EXCERPTED DATA:

--

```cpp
static bool big_lds_needed(std::atomic<unsigned long long>& done);
static void persist_launch(vits_session* s, vits_session::PersistProg& pp, const char* name, const float* d_noise = nullptr, float nsw = 0.f,
                           uint64_t seed = 0, const int64_t* d_ids = nullptr, const int* d_forced = nullptr, float length_scale = 1.f,
                           float noise_scale = 0.f) {
  vits_model* m = s->m;
// ... 224 lines not shown
static thread_local int g_no_bf3 = 0;
static bool conv_wp_ok(const ConvParams& P, int epi, int halo, bool small) {
  static const int env_mode = getenv("VITS_CONV_WP") ? atoi(getenv("VITS_CONV_WP")) : 0;
  const int mode = g_wp_mode ? g_wp_mode : env_mode;
  if (mode == 1 || epi != EPI_STORE) return false;
  if (P.x_ch_sign != 1 || P.x_ch_off || P.tile_start || P.ups_u || P.reflect || P.in_scale != 1.f || P.ln_g || P.dds_y2 || P.ln_stat_out) return false;
  if (P.Cin % CONV_CI_T || P.Tin < 4 || 32 + halo > WP_PITCH || P.in_slope < 0.f || P.in_slope > 1.f) return false;
  if (P.x_split && (P.n_groups != 1 || P.x_split % CONV_CI_T || !P.g[0].x2)) return false;
  for (int g = 0; g < P.n_groups; ++g)
    if (P.g[g].x3 || (P.g[g].x2 && !P.x_split)) return false;
  if (mode == 2) return true;
  return small && P.Cin >= 8 * CONV_CI_T && (long)P.B * P.Tout >= 256;
}
static void launch_conv_wp(vits_session* s, ConvParams& P, ProfScope& ps) {
  constexpr int NW = 8;
  P.tile_start = nullptr;
  P.ntiles_m = cdiv(P.M, 32);
  P.ntiles_n = cdiv(P.Tout, 32);
  const size_t lds = (size_t)NW * CONV_CI_T * WP_PITCH * sizeof(float);
  int owned = 0;
  {
    const int per_xcd = cdiv(P.ntiles_m * P.ntiles_n, 8);
    if (P.B == 1 && P.n_groups == 3 && P.g[0].K >= P.g[1].K && P.g[1].K >= P.g[2].K && 3 * per_xcd <= 64 &&
        per_xcd <= 32) {
      P.xcd_mode = 11;
      owned = 8 * 3 * per_xcd;
    }
  }
  const dim3 grid(owned ? owned : P.ntiles_m * P.ntiles_n * P.B * P.n_groups);
  ps.set_kernel("conv_wp_kernel<8>");
  hipLaunchKernelGGL(conv_wp_kernel<NW>, grid, dim3(NW * 64), lds, s->stream, P);
}

static long c16_cols_conv(int epi) {
  return epi == EPI_GATE ? 512 : 256;
}
static constexpr long C16_COLS_DDS = 800;
static bool conv_takes_c16(const ConvParams& P, int epi) {
  const long c16_cols = c16_cols_conv(epi);
  if (!(g_force_tile == 3 || (g_force_tile == 0 && (long)P.B * P.Tout <= c16_cols))) return false;
  if (g_force_tile == 0 && (long)P.B * P.Tout > 192 && P.Cin >= 256 && !P.ln_g && !P.dds_y2 && !P.ln_stat_out &&
      conv_wp_ok(P, epi, (P.g[0].K - 1) * P.g[0].dil, true))
    return false;
  return c16_waves(P, epi) != 0;
}

static thread_local int g_sp_mode = -1;
static int sp_mode() { return g_sp_mode >= 0 ? g_sp_mode : 1; }
static bool conv_sp_ok(const ConvParams& P, int epi, int halo) {
  if (sp_mode() == 0 || epi == EPI_GATE) return false;
  if (P.Cin % SP_STAGE_CH || P.ups_u || P.reflect || P.x_split || P.ln_g || P.dds_y2 || P.ln_stat_out || 64 + halo > 128 || P.Tin < 2) return false;
  for (int g = 0; g < P.n_groups; ++g)
    if (P.g[g].x2 || P.g[g].x3) return false;
  return true;
}
template <int EPI>
static void launch_sp(vits_session* s, ConvParams& P, int halo) {
  attach_tile_table(s, P, 64);
  P.ntiles_m = cdiv(P.M, 64);
  P.ntiles_n = cdiv(P.Tout, 64);
  P.row_len = 64 + halo;
  const int nblk = P.ntiles_m * P.ntiles_n * P.B * P.n_groups;
  const size_t lds = (size_t)2 * 4 * P.row_len * SP_PITCH * sizeof(float);
  if (lds > 64 * 1024) {
    static std::atomic<unsigned long long> done1{0}, done2{0};
    if (P.row_len <= 64) { if (big_lds_needed(done1)) hipFuncSetAttribute((const void*)conv_sp_kernel<EPI, 1>, hipFuncAttributeMaxDynamicSharedMemorySize, 160 * 1024); }
// ... 89 lines not shown
    if (small) { ps.set_kernel("conv_mfma_ks_kernel<2,1,GATE,1>"); launch_ks<2, 1, EPI_GATE>(s, P, halo, &ps); }
    else if (!g_no_bf3 && P.g[0].wb && P.n_groups == 1 && P.M % 128 == 0 && P.x_ch_sign == 1 && !P.x_ch_off && !P.g[0].x2 && !P.ln_g &&
             P.in_scale >= 0.f && P.in_slope >= 0.f && P.in_slope <= 1.f &&
             (long)cdiv(P.M, 128) * cdiv(P.Tout, 128) * P.B >= 256) {
      ps.set_kernel("conv_bf3_kernel<2,GATE>");
      attach_tile_table(s, P, 128);
      P.ntiles_m = cdiv(P.M, 128);
      P.ntiles_n = cdiv(P.Tout, 128);
      P.row_len = 128 + halo;
      const size_t lds = (size_t)2 * 2 * P.row_len * (BF3_PITCH * 2);
      hipLaunchKernelGGL((conv_bf3_kernel<2, EPI_GATE>), dim3(P.ntiles_m * P.ntiles_n * P.B), dim3(256), lds, s->stream, P);
    } else {
      const long nblk64 = (long)cdiv(P.M, 128) * cdiv(P.Tout, 64) * P.B;
      if (g_force_tile == 0 && 32 + halo <= 64 && nblk64 >= 512 && nblk64 <= 1536) {
        ps.set_kernel("conv_mfma_kernel<2,1,2,1,GATE>"); launch_cfg<2, 1, 2, 1, EPI_GATE>(s, P, halo);
      } else {
        ps.set_kernel("conv_mfma_kernel<2,2,2,1,GATE>"); launch_cfg<2, 2, 2, 1, EPI_GATE>(s, P, halo);
      }
    }
    return;
  }
  if (epi == EPI_RESSKIP) {
    if (small) { ps.set_kernel("conv_mfma_ks_kernel<1,1,RESSKIP,1>"); launch_ks<1, 1, EPI_RESSKIP>(s, P, halo, &ps); }
    else if (g_force_tile == 0 && sp_takes(P, epi, halo)) { ps.set_kernel("conv_sp_kernel<RESSKIP>"); launch_sp<EPI_RESSKIP>(s, P, halo); }
    else { ps.set_kernel("conv_mfma_kernel<2,2,1,1,RESSKIP>"); launch_cfg<2, 2, 1, 1, EPI_RESSKIP>(s, P, halo); }
    return;
  }
  if (epi == EPI_COUPLE) {
    if (small) { ps.set_kernel("conv_mfma_ks_kernel<1,1,COUPLE,1>"); launch_ks<1, 1, EPI_COUPLE>(s, P, halo, &ps); }
    else if (g_force_tile == 0 && sp_takes(P, epi, halo)) { ps.set_kernel("conv_sp_kernel<COUPLE>"); launch_sp<EPI_COUPLE>(s, P, halo); }
    else { ps.set_kernel("conv_mfma_kernel<2,2,1,1,COUPLE>"); launch_cfg<2, 2, 1, 1, EPI_COUPLE>(s, P, halo); }
    return;
  }
  if (conv_wp_ok(P, epi, halo, small)) { launch_conv_wp(s, P, ps); return; }
  if (small) {
    const long blocks32 = (long)cdiv(P.M, 32) * cdiv(P.Tout, 32) * P.B * P.n_groups;
    const bool multi = P.g[0].x2 != nullptr;
    static const int ks_shape = getenv("VITS_KS_SHAPE") ? atoi(getenv("VITS_KS_SHAPE")) : 0;
    if (P.x_split) { ps.set_kernel("conv_mfma_ks_kernel<1,1,STORE,2>"); launch_ks<1, 1, EPI_STORE>(s, P, halo, &ps); return; }
    if (ks_shape == 12 || (ks_shape == 0 && blocks32 > 2048)) { ps.set_kernel(multi ? "conv_mfma_ks_kernel<1,2,STORE,3>" : "conv_mfma_ks_kernel<1,2,STORE,1>"); launch_ks<1, 2, EPI_STORE>(s, P, halo, &ps); }
    else { ps.set_kernel(multi ? "conv_mfma_ks_kernel<1,1,STORE,3>" : "conv_mfma_ks_kernel<1,1,STORE,1>"); launch_ks<1, 1, EPI_STORE>(s, P, halo, &ps); }
    return;
  }
  if ((P.ups_u && (P.ups_cout % 64)) || (!P.ups_u && P.M % 64 == 32)) {
    ps.set_kernel("conv_mfma_kernel<1,4,1,1,STORE>"); launch_cfg<1, 4, 1, 1, EPI_STORE>(s, P, halo); return;
  }
  auto bf3_ok = [&]() {
    bool ok = !g_no_bf3 && !P.reflect && !P.x_split && P.x_ch_sign == 1 && !P.x_ch_off && !P.ln_g;
    ok = ok && P.in_scale >= 0.f && P.in_slope >= 0.f && P.in_slope <= 1.f;
    if (P.ups_u && (P.ups_cout % 128 || P.n_groups != 1)) ok = false;
    for (int g = 0; g < P.n_groups; ++g) ok = ok && P.g[g].wb && !P.g[g].x2 && !P.g[g].x3;
    return ok;
  };
  auto bf3_go = [&](int mi) {
    ps.set_kernel(mi == 2 ? "conv_bf3_kernel<2>" : "conv_bf3_kernel<1>");
    attach_tile_table(s, P, 128);
    P.ntiles_m = cdiv(P.M, 64 * mi);
    P.ntiles_n = cdiv(P.Tout, 128);
    P.row_len = 128 + halo;
    const size_t lds = (size_t)2 * 2 * P.row_len * (BF3_PITCH * 2);
    const dim3 grid(P.ntiles_m * P.ntiles_n * P.B * P.n_groups);
    if (mi == 2) hipLaunchKernelGGL((conv_bf3_kernel<2, EPI_STORE>), grid, dim3(256), lds, s->stream, P);
    else hipLaunchKernelGGL((conv_bf3_kernel<1, EPI_STORE>), grid, dim3(256), lds, s->stream, P);
  };
  if (!P.ups_u && P.M == 64 && (long)cdiv(P.Tout, 128) * P.B * P.n_groups >= 512) {
    if (bf3_ok()) { bf3_go(1); return; }
    ps.set_kernel("conv_mfma_kernel<2,2,1,2,STORE>"); launch_cfg<2, 2, 1, 2, EPI_STORE>(s, P, halo); return;
// ... 120 lines not shown
```

### vosk_tts_amd/csrc/engine_session.hip.h

```cpp
#pragma once
struct ProfRec { std::string name; std::string kernel; hipEvent_t e0, e1; double flops; };

struct vits_session {
  vits_model* m = nullptr;
  hipStream_t stream = nullptr;
  bool own_stream = true;
  hipStream_t copy_stream = nullptr;
  char* arena = nullptr;
  size_t arena_bytes = 0, arena_used = 0;
  int* d_err = nullptr;
  int* h_err = nullptr;
  hipEvent_t ev0 = nullptr, ev1 = nullptr;
  bool timed = false;
  bool profile = false;
  std::vector<ProfRec> prof;
  typedef std::tuple<const void*, const void*, const void*, const void*, void*, int, int, int, uint64_t, float, float, float, int> GKey;
  std::map<GKey, hipGraphExec_t> graphs;
  bool use_graph = true;
  const SynthDev* dv = nullptr;
  const unsigned long long* item_seeds = nullptr;
  bool ragged = false;
  bool solo = false;

  int B = 0, Tx = 0, Ty = 0;
// ... 23 lines not shown
    double flops = 0;
  };
  PersistProg ps_enc, ps_sdp, ps_flow;
  PersistProg ps_front[2], ps_back, ps_full[2], ps_x;
  ll_t *ps_x_stats = nullptr, *ps_x_logw = nullptr, *ps_x_cum = nullptr, *ps_x_leny = nullptr, *ps_x_zp = nullptr;
  int ps_planned_roles = -1;
  int ps_roles = 7;
  bool ps_defer = false;
  PersistCtl* ps_ctl = nullptr;
  std::vector<std::pair<std::vector<long long>, const float*>> ps_pending;
  const float* ps_bert = nullptr;
  bool ps_owner = false;
  char* stage = nullptr;
  size_t stage_bytes = 0, stage_used = 0;

  int graph_nodes = 0;
  bool ea_pending = false;
  int ea_row = 0;
  bool rag_b1 = false;
  bool sdp_always = false;
  char *io_h = nullptr, *io_d = nullptr;
  size_t io_bytes = 0, io_len = 0, io_sid = 0, io_ids = 0, io_forced = 0, io_seeds = 0, io_bert = 0;
  int64_t* h_ylen = nullptr;
  hipGraphExec_t g1[8] = {nullptr, nullptr, nullptr, nullptr, nullptr, nullptr, nullptr, nullptr};
  std::map<int, vits_session*> backs;
  vits_session* front = nullptr;
  float* out_d = nullptr;
  int16_t* pcm_d = nullptr;
  char* out_h = nullptr;
  size_t out_elems = 0;
  hipGraphExec_t g2[8] = {nullptr, nullptr, nullptr, nullptr, nullptr, nullptr, nullptr, nullptr};
  uint64_t last_use = 0;
  size_t cache_bytes = 0;
};


template <typename T>
static T* bump(vits_session* s, size_t n) {
  size_t off = align_up(s->arena_used, 256);
  s->arena_used = off + n * sizeof(T);
  return s->arena ? reinterpret_cast<T*>(s->arena + off) : nullptr;
}

#include "persist_plan.hip.h"

static inline int persist_mask() { return tl_persist >= 0 ? tl_persist : 0; }
static int g_proc_lock[64];
static int g_proc_lock_fd[64];
static bool persist_process_lock(int dev) {
  if (g_proc_lock_fd[dev] == 0) {
    g_proc_lock_fd[dev] = -1;
    if (!(getenv("VITS_PERSIST_LOCK") && atoi(getenv("VITS_PERSIST_LOCK")) == 0)) {
      char bus[64] = "dev";
      if (hipDeviceGetPCIBusId(bus, (int)sizeof bus, dev) != hipSuccess) snprintf(bus, sizeof bus, "dev%d", dev);
      for (char* c = bus; *c; ++c) if (*c == ':' || *c == '.' || *c == '/') *c = '_';
      char path[512];
      snprintf(path, sizeof path, "%s/vits_mi355_persist_%s.lock", getenv("VITS_PERSIST_LOCK_DIR") ? getenv("VITS_PERSIST_LOCK_DIR") : "/tmp", bus);
      const int fd = open(path, O_CREAT | O_RDONLY | O_CLOEXEC | O_NOFOLLOW, 0644);
      if (fd > 0) g_proc_lock_fd[dev] = fd;
      else if (fd == 0) close(fd);
    }
  }
  if (g_proc_lock_fd[dev] < 0) { g_proc_lock[dev] = 1; return true; }
  if (flock(g_proc_lock_fd[dev], LOCK_EX | LOCK_NB) != 0) {
    if (g_proc_lock[dev] >= 0 && !getenv("VITS_QUIET"))
      fprintf(stderr, "[vits_mi355] device %d: another process is running the persistent programs: this call takes the launch path\n", dev);
// ... 89 lines not shown
    s->ps_x.ll = bump<ll_t>(s, s->ps_x.cells);
    ll_t* p = s->ps_x.ll;
    s->ps_x_stats = p; p += Tpx * 2 * I;
    s->ps_x_logw = p; p += Tpx;
    s->ps_x_cum = p; p += Tpx;
    s->ps_x_leny = p; p += 16;
    s->ps_x_zp = p;
  }
  s->zA = bump<float>(s, B * I * Ty); s->zB = bump<float>(s, B * I * Ty);
  s->fh = bump<float>(s, B * He * Ty); s->fx = bump<float>(s, B * H * Ty);
  s->facts = bump<float>(s, B * H * Ty * (size_t)(hp.flow_wn_layers > 0 ? hp.flow_wn_layers : 1));
  s->fskip = bump<float>(s, B * He * Ty);
  s->dec_bufs.clear();
  size_t C = hp.dec_initial_channel, T = Ty;
  s->dec_bufs.push_back(bump<float>(s, B * C * T));
  size_t stage_max = 0;
  {
    size_t c = C, t = T;
    for (int i = 0; i < hp.n_ups; ++i) { c /= 2; t *= hp.up_rates[i]; if (c * t > stage_max) stage_max = c * t; }
  }
  for (int k = 0; k < 14; ++k) s->dec_bufs.push_back(bump<float>(s, B * stage_max));
  if (hp.dec_type == 0 || hp.dec_type == 2 || hp.dec_type == 3) {
    size_t P = (size_t)hp.subbands * (hp.istft_n_fft + 2);
    size_t t = T; for (int i = 0; i < hp.n_ups; ++i) t *= hp.up_rates[i];
    s->dec_bufs.push_back(bump<float>(s, B * P * (t + 1)));
    s->dec_bufs.push_back(bump<float>(s, hp.dec_type == 3 ? 64 : B * hp.subbands * t * hp.istft_hop));
  } else {
    size_t t = T; for (int i = 0; i < hp.n_ups; ++i) t *= hp.up_rates[i];
    s->dec_bufs.push_back(bump<float>(s, B * t));
    s->dec_bufs.push_back(bump<float>(s, 64));
  }
}

static void drop_graphs(vits_session* s) {
  for (auto& kv : s->graphs) hipGraphExecDestroy(kv.second);
  s->graphs.clear();
}
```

--

EXERCISE:
In the material above, show every line where the word "double" turns up.

ANSWER SECTION:
struct ProfRec { std::string name; std::string kernel; hipEvent_t e0, e1; double flops; };
    double flops = 0;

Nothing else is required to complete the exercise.